In this project, the investigator provides a new Bayesian simulation toolkit that allows economists to study a variety of economic models which are difficult to quantify due to their computational complexity. Major technical difficulties include intractable likelihoods full of multiple peaks and thin winding ridges, separated by wide zero-probability regions.
An important reason for providing a completely new set of simulation tools relates to the estimation of the two regime-switching general equilibrium models proposed here. In the process of estimating these models the investigator identifies several puzzling results. It is tempting to infer that such undesirable results are a reflection of some fundamental defects of the kind of macroeconomic models studied in the literature. This inference turns out to be incorrect. The investigator's discovery is that the likelihood functions and the posterior distributions are far more complicated than what existing Monte Carlo Markov Chain (MCMC) techniques can handle. The puzzling estimates are not a reflection of the model's property itself, but rather are predominantly a consequence of the inadequacy of the current computational techniques available to macroeconomists.
To meet this challenge the investigator develops a more complete treatment of estimation techniques. The proposed research is designed to avoid the aforementioned problems inherent in economic models. In particular, it consists of three main components. (1) The investigator develops two structural models that explicitly address the impact of the recent turmoil in housing and financial markets on the macroeconomy and the effect of subsequent policy interventions. (2) To obtain accurate estimation techniques for these models the investigator develops a new set of MCMC techniques, addressing a combination of multiple local peaks, thin winding ridges, and a high-dimensional parameter pace which often makes it very difficult and frequently infeasible to utilize existing MCMC algorithms. (3) To make the new methods accessible to the general public the investigator develops a toolkit that comprises a dynamic scheduler that allows exploitation of parallel computation required by many modern quantitative economic applications. This general toolkit can be applied to a wide range of economic problems beyond the new models discussed in this proposal.

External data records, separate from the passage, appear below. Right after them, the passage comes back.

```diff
@@ -111,9 +129,61 @@
 }
 
 template <int D>
-__device__ __forceinline__ void normalise(const float (&x)[D], const double (&mean)[D], const double (&var)[D], double eps, double (&y)[D]) {
-#pragma unroll
-    for (int j = 0; j < D; ++j) y[j] = ((double)x[j] - mean[j]) / sqrt(var[j] + eps);
+__device__ __forceinline__ void normalise_operands(const float (&x)[D], const double (&mean)[D], const double (&var)[D], double eps,
+                                                   double (&d)[D], double (&v)[D]) {
+#pragma unroll
+    for (int j = 0; j < D; ++j) {
+        d[j] = (double)x[j] - mean[j];
+        v[j] = var[j] + eps;
+    }
+}
+template <int D>
+__device__ __forceinline__ void normalise_exact(const double (&d)[D], const double (&v)[D], double (&y)[D]) {
+#pragma unroll
+    for (int j = 0; j < D; ++j) y[j] = d[j] / sqrt(v[j]);
+}
+
+using mxv::f32_quotient;
+
+template <int D>
+__device__ __forceinline__ void normalise_f32(const double (&d)[D], const double (&v)[D], double (&y)[D]) {
+    bool unsafe = false;
+#pragma unroll
+    for (int j = 0; j < D; ++j) {
+        bool u;
+        y[j] = f32_quotient(d[j], v[j], u);
+        unsafe = unsafe || u;
+    }
+    if (__any(unsafe)) normalise_exact<D>(d, v, y);
+}
+
+constexpr int kQueue = 64;
+constexpr int kWaves = kThreads / 64;
+
+template <int D>
+struct FinQueue {
+    double dv[kWaves][2 * D][kQueue];
+    int64_t row[kWaves][kQueue];
+};
+
+template <int D>
+__device__ __forceinline__ void flush_queue(FinQueue<D> &q, int w, int lane, int pending, double *yfin) {
+    __builtin_amdgcn_fence(__ATOMIC_RELEASE, "wavefront");
+    __builtin_amdgcn_wave_barrier();
+    __builtin_amdgcn_fence(__ATOMIC_ACQUIRE, "wavefront");
+    if (lane < pending) {
+        double d[D], v[D], y[D];
+#pragma unroll
+        for (int j = 0; j < D; ++j) {
+            d[j] = q.dv[w][j][lane];
+            v[j] = q.dv[w][D + j][lane];
+        }
+        normalise_exact<D>(d, v, y);
+        store_row<D>(yfin, q.row[w][lane], y);
+    }
+    __builtin_amdgcn_fence(__ATOMIC_RELEASE, "wavefront");
+    __builtin_amdgcn_wave_barrier();
+    __builtin_amdgcn_fence(__ATOMIC_ACQUIRE, "wavefront");
 }
 
 struct SubObsArgs {
@@ -141,27 +211,87 @@
     }
     count = a.stat[(int64_t)(2 * D) * a.n + ec];
     int kl = mine ? 0 : a.K;
-    bool fin_done = false;
     const bool has_fin = a.te != nullptr && a.fin != nullptr;
+    __shared__ FinQueue<D> queue;
+    const int w = threadIdx.x >> 6, lane = threadIdx.x & 63;
+    int pending = 0;
+    bool cur_fin = false;
+    bool next_done = false;
+    float x[D];
+    const int klast = a.K - 1;
+    if (mine) {
+        if (has_fin) {
+            cur_fin = (a.te[e] | a.tr[e]) != 0;
+            if (klast >= 1) next_done = (a.te[a.n + e] | a.tr[a.n + e]) != 0;
+        }
+        load_row<D>(cur_fin ? a.fin : a.x, e, x);
+    }
+    __builtin_amdgcn_s_waitcnt(0x0f70);
     while (__any(kl < a.K)) {
+        bool push = false;
+        double d[D], v[D];
+        int64_t r = 0;
         if (kl < a.K) {
-            const int64_t r = (int64_t)kl * a.n + e;
-            const bool use_fin = has_fin && !fin_done && ((a.te[r] | a.tr[r]) != 0);
-            float x[D];
-            load_row<D>(use_fin ? a.fin : a.x, r, x);
-            double y[D];
+            r = (int64_t)kl * a.n + e;
+            const bool next_fin = !cur_fin && next_done;
+            const int kn = cur_fin ? kl : kl + 1;
+            float xn[D] = {};
+            if (kn <= klast) load_row<D>(next_fin ? a.fin : a.x, (int64_t)kn * a.n + e, xn);
+            uint8_t te2 = 0, tr2 = 0;
+            if (has_fin && !cur_fin && kl + 2 <= klast) {
+                const int64_t r2 = (int64_t)(kl + 2) * a.n + e;
+                te2 = a.te[r2];
+                tr2 = a.tr[r2];
+            }
             update_one<D>(x, mean, var, count);
-            normalise<D>(x, mean, var, a.eps, y);
-            if (use_fin) {
-                if (a.yfin != nullptr) store_row<D>(a.yfin, r, y);
-                fin_done = true;
+            normalise_operands<D>(x, mean, var, a.eps, d, v);
+            const bool batch = !cur_fin;
+            OUT y[D] = {};
+            if (batch) {
+                double y64[D];
+                if constexpr (sizeof(OUT) == sizeof(float))
+                    normalise_f32<D>(d, v, y64);
+                else
+                    normalise_exact<D>(d, v, y64);
+#pragma unroll
+                for (int j = 0; j < D; ++j) y[j] = (OUT)y64[j];
+            }
+#pragma unroll
+            for (int j = 0; j < D; ++j) {
+                x[j] = xn[j];
+                asm volatile("" : "+v"(x[j]) : : "memory");
+            }
+            const bool done2 = (te2 | tr2) != 0;
+            if (batch) {
+                store_row<D>(static_cast<OUT *>(a.y), r, y);
+                kl += 1;
+                cur_fin = next_fin;
+                next_done = done2;
             } else {
-                store_row<D>(static_cast<OUT *>(a.y), r, y);
-                fin_done = false;
-                kl += 1;
-            }
-        }
-    }
+                push = a.yfin != nullptr;
+                cur_fin = false;
+            }
+        }
+        const unsigned long long pushing = __ballot(push);
+        if (pushing != 0) {
+            const int np = __popcll(pushing);
+            if (pending + np > kQueue) {
+                flush_queue<D>(queue, w, lane, pending, a.yfin);
+                pending = 0;
+            }
+            if (push) {
+                const int slot = pending + (int)__builtin_amdgcn_mbcnt_hi((uint32_t)(pushing >> 32), __builtin_amdgcn_mbcnt_lo((uint32_t)pushing, 0u));
+#pragma unroll
+                for (int j = 0; j < D; ++j) {
+                    queue.dv[w][j][slot] = d[j];
+                    queue.dv[w][D + j][slot] = v[j];
+                }
+                queue.row[w][slot] = r;
+            }
+            pending += np;
+        }
+    }
+    if (pending != 0) flush_queue<D>(queue, w, lane, pending, a.yfin);
     if (!mine) return;
 #pragma unroll
     for (int j = 0; j < D; ++j) {
```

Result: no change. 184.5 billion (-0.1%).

Macroeconomic models that can be utilized to address the current economic problems and the relevant policy recipes are, inevitably, complicated. It is well-known that the accurate estimation of such models poses an extraordinarily challenging task since the standard methods used in the macroeconomic literature can fail when the model becomes almost intractable. To avoid distortion of the economic implications from the model itself, the proposed new computational techniques are needed. This will permit researchers to achieve a high level of inferential accuracy so that computational inaccuracy does not contaminate or compromise the model's economic meaning and subsequent policy recommendations.
The ultimate goal of the proposal is to make the toolkit available to academic and government researchers, as well as graduate students, and to allow researchers to estimate various structural models to address pertinent and pressing policy questions with relatively simple resources. Writing a parallelized computer program for each economic application is a challenging and time-consuming task even to a seasoned programmer; many economists simply do not have the time or the computer skills to write the source code that takes advantage of parallel computing and general grid usability. The proposed toolkit will eliminate the need to invest time on writing a sophisticated program for each and every economic application.
The architecture of the proposed toolkit is designed to be general enough to have a significant broader impact. The final product, once completed, allows researchers to estimate a multitude of macroeconomic models beyond the two models studied in the proposal and beyond current linear models whose breadth and depth are often comprised by computational difficulties. Examples of more challenging economic models usable for policy analysis in the current economic environment are nonlinear structural economic models, large nonlinear econometric models, dynamic learning models, and robustness analysis that allows for model misspecification.